### EXERCISE INSTRUCTIONS
Your answer should be every line with the word "acost", copied from the data below.

● ● ●

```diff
@@ -1822,6 +1939,37 @@
         double* Xb = Yb + (size_t)nob * UVS_LN_EY;
         int* lists = (int*)(Xb + 20 * nlm);
         for (int t = tid; t < nlist; t += ET) lists[t] = glists[t];
+        if (LINE_B1_LANES && c.o.line_b1) {
+            const LnLane l = ln_lane(tid);
+            const int j = l.j;
+            for (int l0 = 0; l0 < nlm; l0 += LB1_TRIP) {
+                const int li = l0 + tid / LB1_G;
+                const bool on = li < nlm;
+                const int k = k0 + (on ? li : nlm - 1);
+                double* lx = c.ws + h.w_ln_x + UVS_LN_X * (size_t)k;
+                double* t = T + 34 * li;
+                const double s0 = lx[j < 4 ? 12 + l.q0 : j];
+                const double s1 = lx[12 + l.q1];
+                const double sc = c.ws[h.w_scale_ln + 4 * k + (j & 3)], ddo = lx[8 + (j & 3)];
+                double hgo[4];
+#pragma unroll
+                for (int a = 0; a < 4; ++a) hgo[a] = lx[a];
+                double dd, e[4], hg[4];
+                ln_lanes_solve(c.o, j, s0, s1, sc, radius, &dd, e, hg);
+                if (on) {
+                    if (j < 6) t[20 + l.q1] = s1;
+                    if (j < 4) {
+                        t[20 + l.q0] = s0; t[30 + j] = ddo; lx[8 + j] = dd;
+#pragma unroll
+                        for (int q = 0; q < 4; ++q) t[4 * q + j] = e[q];
+                    }
+                    if (j == 3) {
+#pragma unroll
+                        for (int a = 0; a < 4; ++a) { t[16 + a] = hg[a] - hgo[a]; lx[a] = hg[a]; }
+                    }
+                }
+            }
+        } else
         for (int li = tid; li < nlm; li += ET) {
             const int k = k0 + li;
             double* lx = c.ws + h.w_ln_x + UVS_LN_X * (size_t)k;
@@ -1836,7 +1984,7 @@
 #pragma unroll
             for (int a = 0; a < 4; ++a) {
                 const double hd = H[(a * (a + 1)) / 2 + a], sc = c.ws[h.w_scale_ln + 4 * k + a];
-                const double dd = fmin(fmax(sc * sc * hd, c.o.dlo), c.o.dhi) / (radius * sc * sc);
+                const double dd = ln_damping(c.o, sc, hd, radius);
                 H[(a * (a + 1)) / 2 + a] = hd + dd;
                 t[30 + a] = ddo[a]; lx[8 + a] = dd;
             }
@@ -2280,10 +2428,11 @@
             if (redamp) redamp_prep(c, d, radius);
             else if (rb >= 0) {
                 UVS_TLOG(c, 1);
+                const LnB1Pre pre = line_b1_preload(c, d, first);
                 __syncthreads();
                 UVS_PROF(c, P_GATHER);
                 UVS_TLOG(c, 2);
-                line_pass_b(c, d, first, radius, acost, rb);
+                line_pass_b(c, d, first, radius, acost, rb, pre);
                 __syncthreads();
             } else {
                 chunk_eval(c, d, x, invd, line, first, radius);
diff --git a/uv-slam_amd/csrc/uvs_solver_handle.h b/uv-slam_amd/csrc/uvs_solver_handle.h
--- a/uv-slam_amd/csrc/uvs_solver_handle.h
+++ b/uv-slam_amd/csrc/uvs_solver_handle.h
@@ -146,6 +146,7 @@
     k.max_invalid = o.max_consecutive_invalid_steps; k.debug = debug;
     { const char* e = std::getenv("UVS_REDAMP"); k.redamp = (e && e[0] == '0') ? 0 : 1; }
     { const char* e = std::getenv("UVS_LINE_AHEAD"); k.line_ahead = (e && e[0] == '0') ? 0 : 1; }
+    { const char* e = std::getenv("UVS_LINE_B1"); k.line_b1 = (e && e[0] == '0') ? 0 : 1; }
     return k;
 }
 
```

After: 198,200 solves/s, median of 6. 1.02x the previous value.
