# gabrielfnayres/new-vit

Hardware: AMD Instinct MI355X
Metric: volumes_per_sec_mst_dinov2_fwd (higher is better)
Workload: dtype bf16; 1 GPU; MST-DINOv2 (DinoV2ClassifierSlice, ViT-S/14) forward, 4 volumes/GPU of 64x512x512 bf16 zero-padded to 518x518 (N=1370 tokens/slice); global_batch_volumes=4, slices=64, parallelism=single GPU, weights=synthetic (mst.synth seed 2), random init of the reference architecture

## Files before the change

### new-vit_amd/csrc/k_attn16.hip

```cpp
#include <type_traits>

#include "mst_common.h"

namespace {

constexpr float LOG2E = 1.4426950408889634f;
constexpr int KV_TILE_BYTES = 64 * 128;
constexpr int K_ROW = 144, K_TILE_BYTES = 64 * K_ROW;

template <typename T>
__device__ __forceinline__ typename V8<T>::type tr_pair(const char* p_lo, const char* p_hi) {
    typedef typename V8<T>::type vec8;
    union { struct { s16x4 lo, hi; } s; vec8 v; } u;
    u.s.lo = __builtin_amdgcn_ds_read_tr16_b64_v4i16((__attribute__((address_space(3))) s16x4*)(p_lo));
    u.s.hi = __builtin_amdgcn_ds_read_tr16_b64_v4i16((__attribute__((address_space(3))) s16x4*)(p_hi));
    return u.v;
}

constexpr int ATTN_WG_WAVES = 4;
constexpr int WGW = ATTN_WG_WAVES, WGT = 64 * WGW, QB = 32 * WGW;
constexpr int ATTN_WAVES_PER_EU = 4;
template <typename T>
__global__ __launch_bounds__(WGT) __attribute__((amdgpu_waves_per_eu(ATTN_WAVES_PER_EU, ATTN_WAVES_PER_EU))) void attn16_kernel(const T* __restrict__ qkv, T* __restrict__ out,
                                                     int N, int heads, int log2q, int out_blocked) {
    typedef typename V8<T>::type vec8;
    __shared__ __attribute__((aligned(16))) char smem[4 * KV_TILE_BYTES];
    char* const Ks = smem;
    char* const Vs = smem + 2 * KV_TILE_BYTES;

    const int tid = threadIdx.x, lane = tid & 63;
    const int wave = __builtin_amdgcn_readfirstlane(tid >> 6);
    const int nqb = (N + QB - 1) / QB;
    const int tile = xcd_remap(blockIdx.x, gridDim.x);
    const int qb = tile % nqb, h = (tile / nqb) % heads, seq = tile / (nqb * heads);
    const int E = heads * 64, ld = 3 * E;
    const T* base = qkv + (int64_t)seq * N * ld;
    const int h2 = lane >> 5;

    const int q = qb * QB + wave * 32 + (lane & 31);
    const bool wave_active = (qb * QB + wave * 32) < N;
    vec8 bq[4];
    {
        const int qc = q < N ? q : N - 1;
        const T* qp = base + (int64_t)qc * ld + h * 64 + h2 * 8;
#pragma unroll
        for (int ds = 0; ds < 4; ++ds) bq[ds] = *reinterpret_cast<const vec8*>(qp + ds * 16);
    }

    static_assert(WGW == 4 || WGW == 8, "the LDS-DMA staging map deals 16 pieces per tile to 4 or 8 waves");
    constexpr int PPW = 16 / WGW;
    const int d_p0 = wave * PPW;
    const int d_row0 = (d_p0 & 7) * 8 + (lane >> 3);
    const int d_isv = d_p0 >> 3;
    const int d_chunk0 = d_isv ? ((lane & 7) ^ (((d_row0 >> 1) & 1) << 2)) : ((lane & 7) ^ ((d_row0 >> 1) & 7));
    const int d_col0 = (1 + d_isv) * (heads * 64) + h * 64 + d_chunk0 * 8;
    unsigned d_off[PPW];
#pragma unroll
    for (int u = 0; u < PPW; ++u) d_off[u] = (unsigned)(((d_row0 + 8 * u) * ld + ((u & 1) && !d_isv ? (d_col0 ^ 32) : d_col0)) * 2);
    auto dma = [&](int t, int buf) {
        char* dst = (d_isv ? Vs + buf * KV_TILE_BYTES : Ks + buf * KV_TILE_BYTES) + (d_p0 & 7) * 1024;
        if (t * 64 + 64 <= N) {
            const char* tb = reinterpret_cast<const char*>(base) + (int64_t)t * 64 * ld * 2;
#pragma unroll
            for (int u = 0; u < PPW; ++u) {
                const unsigned m0v = (unsigned)(size_t)(__attribute__((address_space(3))) char*)(dst + u * 1024);
#pragma clang diagnostic push
#pragma clang diagnostic ignored "-Winline-asm"
                asm volatile("s_mov_b32 m0, %2\n\ts_nop 0\n\tglobal_load_lds_dwordx4 %0, %1"
                             :
                             : "v"(d_off[u]), "s"(tb), "s"(m0v)
                             : "memory", "m0");
#pragma clang diagnostic pop
            }
        } else {
#pragma unroll
            for (int u = 0; u < PPW; ++u) {
                int key = t * 64 + d_row0 + 8 * u;
                key = key < N ? key : N - 1;
                const int col = (u & 1) && !d_isv ? (d_col0 ^ 32) : d_col0;
                __builtin_amdgcn_global_load_lds(GLB_PTR(base + (int64_t)key * ld + col), LDS_PTR(dst + u * 1024), 16, 0, 0);
            }
        }
    };
    const int krow = lane & 31;
    int k_off4[4];
#pragma unroll
    for (int ds = 0; ds < 4; ++ds) k_off4[ds] = krow * 128 + (((2 * ds + h2) ^ ((krow >> 1) & 7)) << 4);
    const int vi = lane & 15;
    const int vrow = 4 * h2 + (vi >> 2);
    const int vsw = ((vrow >> 1) & 1) << 2;
    const int vchunk = ((lane >> 4) & 1) * 2 + ((vi & 3) >> 1);
    const int v_lane_off = vrow * 128 + (vi & 1) * 8;

    f32x16 oT[2];
#pragma unroll
    for (int r = 0; r < 16; ++r) oT[0][r] = oT[1][r] = 0.f;
    if (!log2q) {
#pragma unroll
        for (int ds = 0; ds < 4; ++ds)
#pragma unroll
            for (int j = 0; j < 8; ++j) bq[ds][j] = (T)((float)bq[ds][j] * LOG2E);
    }
    float r_ref = 0.f, l_run = 0.f;
    constexpr float RT = 8.0f;

    const int nt = (N + 63) >> 6;
    dma(0, 0);
    asm volatile("s_waitcnt vmcnt(0)" ::: "memory");
    __syncthreads();

    constexpr float TH0 = std::is_same<T, f16_t>::value ? 8.0f : 60.0f;
    constexpr float GUARD = std::is_same<T, f16_t>::value ? 32768.0f : 1.2676506e30f;
    bool fast = false;

    auto tile_step = [&](auto mask_tag, auto fast_tag, int t, bool skip_dma) -> bool {
        constexpr bool MASK = decltype(mask_tag)::value;
        constexpr bool FAST = decltype(fast_tag)::value;
        const int buf = t & 1;
        if (t + 1 < nt && !skip_dma) dma(t + 1, buf ^ 1);
        if (wave_active) {
            const char* Kb = Ks + buf * KV_TILE_BYTES;
            const char* Vb = Vs + buf * KV_TILE_BYTES;
            f32x16 s[2];
            const f32x16 zero16 = {0.f, 0.f, 0.f, 0.f, 0.f, 0.f, 0.f, 0.f, 0.f, 0.f, 0.f, 0.f, 0.f, 0.f, 0.f, 0.f};
            const bool upper = !MASK || (t * 64 + 32 < N);
            auto scores = [&](bool with_ref) {
                vec8 kone, qneg;
                if (with_ref) {
#pragma unroll
                    for (int j = 0; j < 8; ++j) kone[j] = qneg[j] = (T)0.f;
                    if (h2 == 0) {
                        kone[0] = (T)1.f;
                        qneg[0] = (T)(-r_ref);
                    }
                }
#pragma unroll
                for (int kb = 0; kb < 2; ++kb) {
                    if (MASK && kb == 1 && !upper) {
#pragma unroll
                        for (int r = 0; r < 16; ++r) s[1][r] = -INFINITY;
                        continue;
                    }
                    s[kb] = with_ref ? mfma32(kone, qneg, zero16) : zero16;
#pragma unroll
                    for (int ds = 0; ds < 4; ++ds) {
                        const vec8 a = *reinterpret_cast<const vec8*>(Kb + k_off4[ds] + kb * 4096);
                        s[kb] = mfma32(a, bq[ds], s[kb]);
                    }
                }
                if constexpr (MASK) {
#pragma unroll
                    for (int kb = 0; kb < 2; ++kb)
#pragma unroll
                        for (int r = 0; r < 16; ++r) {
                            const int key = t * 64 + kb * 32 + (r & 3) + 8 * (r >> 2) + 4 * h2;
                            if (key >= N) s[kb][r] = -INFINITY;
                        }
                }
            };
            float lsum;
            vec8 pf[4];
            auto exps = [&]() {
                lsum = 0.f;
#pragma unroll
                for (int kb = 0; kb < 2; ++kb)
#pragma unroll
                    for (int r = 0; r < 16; ++r) {
                        const float p = __builtin_amdgcn_exp2f(s[kb][r]);
                        s[kb][r] = p;
                        lsum += p;
                    }
#pragma unroll
                for (int ks = 0; ks < 4; ++ks)
#pragma unroll
                    for (int j = 0; j < 8; ++j) pf[ks][j] = (T)s[ks >> 1][(ks & 1) * 8 + j];
            };
            auto classic = [&]() {
                float mx = s[0][0];
#pragma unroll
                for (int r = 1; r < 16; ++r) mx = fmaxf(mx, s[0][r]);
#pragma unroll
                for (int r = 0; r < 16; ++r) mx = fmaxf(mx, s[1][r]);
                {
                    const unsigned mu = __float_as_uint(mx);
                    const auto sw = __builtin_amdgcn_permlane32_swap(mu, mu, false, false);
                    mx = fmaxf(__uint_as_float(sw[0]), __uint_as_float(sw[1]));
                }
                if (t == 0 && __all(fabsf(mx) <= TH0)) {
                    fast = true;
                } else if (t == 0 || !__all(mx <= RT)) {
                    const bool mv = (t == 0) || (mx > RT);
                    const float r_new = mv ? (float)(T)(r_ref + mx) : r_ref;
                    const float delta = r_new - r_ref;
                    const float alpha = t == 0 ? 1.0f : __builtin_amdgcn_exp2f(-delta);
                    r_ref = r_new;
                    l_run *= alpha;
#pragma unroll
                    for (int r = 0; r < 16; ++r) {
                        oT[0][r] *= alpha;
                        oT[1][r] *= alpha;
                        s[0][r] -= delta;
                        s[1][r] -= delta;
                    }
                }
                exps();
            };
            if constexpr (FAST) {
                scores(false);
                exps();
                if (!__all(lsum < GUARD)) return false;
            } else {
                scores(true);
                classic();
            }
            l_run += lsum;
#pragma unroll
            for (int ks = 0; ks < 4; ++ks) {
                if (MASK && ks >= 2 && !upper) continue;
#pragma unroll
                for (int db = 0; db < 2; ++db) {
                    const char* p = Vb + ks * 16 * 128 + v_lane_off + (((db * 4 + vchunk) ^ vsw) * 16);
                    const vec8 vf = tr_pair<T>(p, p + 8 * 128);
                    oT[db] = mfma32(vf, pf[ks], oT[db]);
                }
            }
        }
        asm volatile("s_waitcnt vmcnt(0)" ::: "memory");
        __syncthreads();
        return true;
    };
    const int nt_full = (N & 63) ? nt - 1 : nt;
    const std::false_type FULL{}, CLASSIC{};
    const std::true_type RAGGED{}, FASTM{};
    if (nt_full > 0) tile_step(FULL, CLASSIC, 0, false);
    else tile_step(RAGGED, CLASSIC, 0, false);
    int t = 1;
    bool resume = false;
    if (fast) {
        for (; t < nt_full; ++t)
            if (!tile_step(FULL, FASTM, t, false)) { resume = true; break; }
    }
    for (; t < nt_full; ++t) {
        tile_step(FULL, CLASSIC, t, resume);
        resume = false;
    }
    if (t < nt) tile_step(RAGGED, CLASSIC, t, resume);

    if (wave_active) {
        const float l_tot = l_run + __shfl_xor(l_run, 32, 64);
        const float inv = 1.0f / l_tot;
        if (q < N) {
            const int64_t R = (int64_t)seq * N + q;
            T* op = out_blocked ? out + (R >> 5) * (32 * E) + (4 * h) * 512 + (R & 31) * 8 + 4 * h2
                                : out + R * E + h * 64 + 4 * h2;
            const int sdb = out_blocked ? 1024 : 32, sg2 = out_blocked ? 512 : 16, sg1 = out_blocked ? 256 : 8;
#pragma unroll
            for (int db = 0; db < 2; ++db)
#pragma unroll
                for (int g = 0; g < 4; ++g) {
                    typedef __attribute__((ext_vector_type(4))) T o4;
                    o4 pk;
#pragma unroll
                    for (int e = 0; e < 4; ++e) pk[e] = (T)(oT[db][g * 4 + e] * inv);
                    *reinterpret_cast<o4*>(op + db * sdb + (g >> 1) * sg2 + (g & 1) * sg1) = pk;
                }
        }
    }
}

template <typename T>
__global__ __launch_bounds__(256) void cls_probs_kernel(const T* __restrict__ qkv, float* __restrict__ probs,
                                                        int N, int heads, int hd, int log2q, T* __restrict__ attn_out = nullptr) {
    extern __shared__ float sm[];
    float* q0 = sm;
    float* sc = sm + hd;
    float* red = sc + N;
    const int h = blockIdx.x, seq = blockIdx.y, tid = threadIdx.x;
    const int E = heads * hd, ld = 3 * E;
    const T* base = qkv + (int64_t)seq * N * ld;
    for (int d = tid; d < hd; d += 256) q0[d] = to_f32(base[h * hd + d]);
    __syncthreads();
    float mx = -INFINITY;
    if (hd == 64) {
        const int sub = tid & 7;
        float qr[8];
#pragma unroll
        for (int i = 0; i < 8; ++i) qr[i] = q0[sub * 8 + i];
        for (int j0 = 0; j0 < N; j0 += 32) {
            const int j = j0 + (tid >> 3);
            const T* kp = base + (int64_t)(j < N ? j : N - 1) * ld + E + h * 64 + sub * 8;
            float a = 0.f;
#pragma unroll
            for (int i = 0; i < 8; ++i) a = fmaf(qr[i], to_f32(kp[i]), a);
            a += __shfl_xor(a, 1, 64);
            a += __shfl_xor(a, 2, 64);
            a += __shfl_xor(a, 4, 64);
            if (j < N) {
                if (sub == 0) sc[j] = a;
                mx = fmaxf(mx, a);
            }
        }
    } else {
        for (int j = tid; j < N; j += 256) {
            const T* kp = base + (int64_t)j * ld + E + h * hd;
            float a = 0.f;
            for (int d = 0; d < hd; ++d) a = fmaf(q0[d], to_f32(kp[d]), a);
            sc[j] = a;
            mx = fmaxf(mx, a);
        }
    }
    mx = wave_max(mx);
    if ((tid & 63) == 0) red[tid >> 6] = mx;
    __syncthreads();
    mx = fmaxf(fmaxf(red[0], red[1]), fmaxf(red[2], red[3]));
    float sum = 0.f;
    for (int j = tid; j < N; j += 256) {
        const float p = log2q ? exp2f(sc[j] - mx) : __expf(sc[j] - mx);
        sc[j] = p;
        sum += p;
    }
    sum = wave_sum(sum);
    if ((tid & 63) == 0) red[4 + (tid >> 6)] = sum;
    __syncthreads();
    const float inv = 1.0f / (red[4] + red[5] + red[6] + red[7]);
    if (probs) {
        float* po = probs + ((int64_t)seq * heads + h) * N;
        for (int j = tid; j < N; j += 256) po[j] = sc[j] * inv;
    }
    if (attn_out) {
        float* part = red + 8;
        const int d = tid & 63, pt = tid >> 6;
        const int per = (N + 3) >> 2;
        const int j1 = (pt + 1) * per < N ? (pt + 1) * per : N;
        float a = 0.f;
        for (int j = pt * per; j < j1; ++j) a = fmaf(sc[j], to_f32(base[(int64_t)j * ld + 2 * E + h * 64 + d]), a);
        part[pt * 64 + d] = a;
        __syncthreads();
        if (tid < 64) attn_out[(int64_t)seq * E + h * 64 + tid] = (T)(((part[tid] + part[64 + tid]) + (part[128 + tid] + part[192 + tid])) * inv);
    }
}
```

● ● ●

### TASK OUTPUT
-                line_pass_b(c, d, first, radius, acost, rb);
+                line_pass_b(c, d, first, radius, acost, rb, pre);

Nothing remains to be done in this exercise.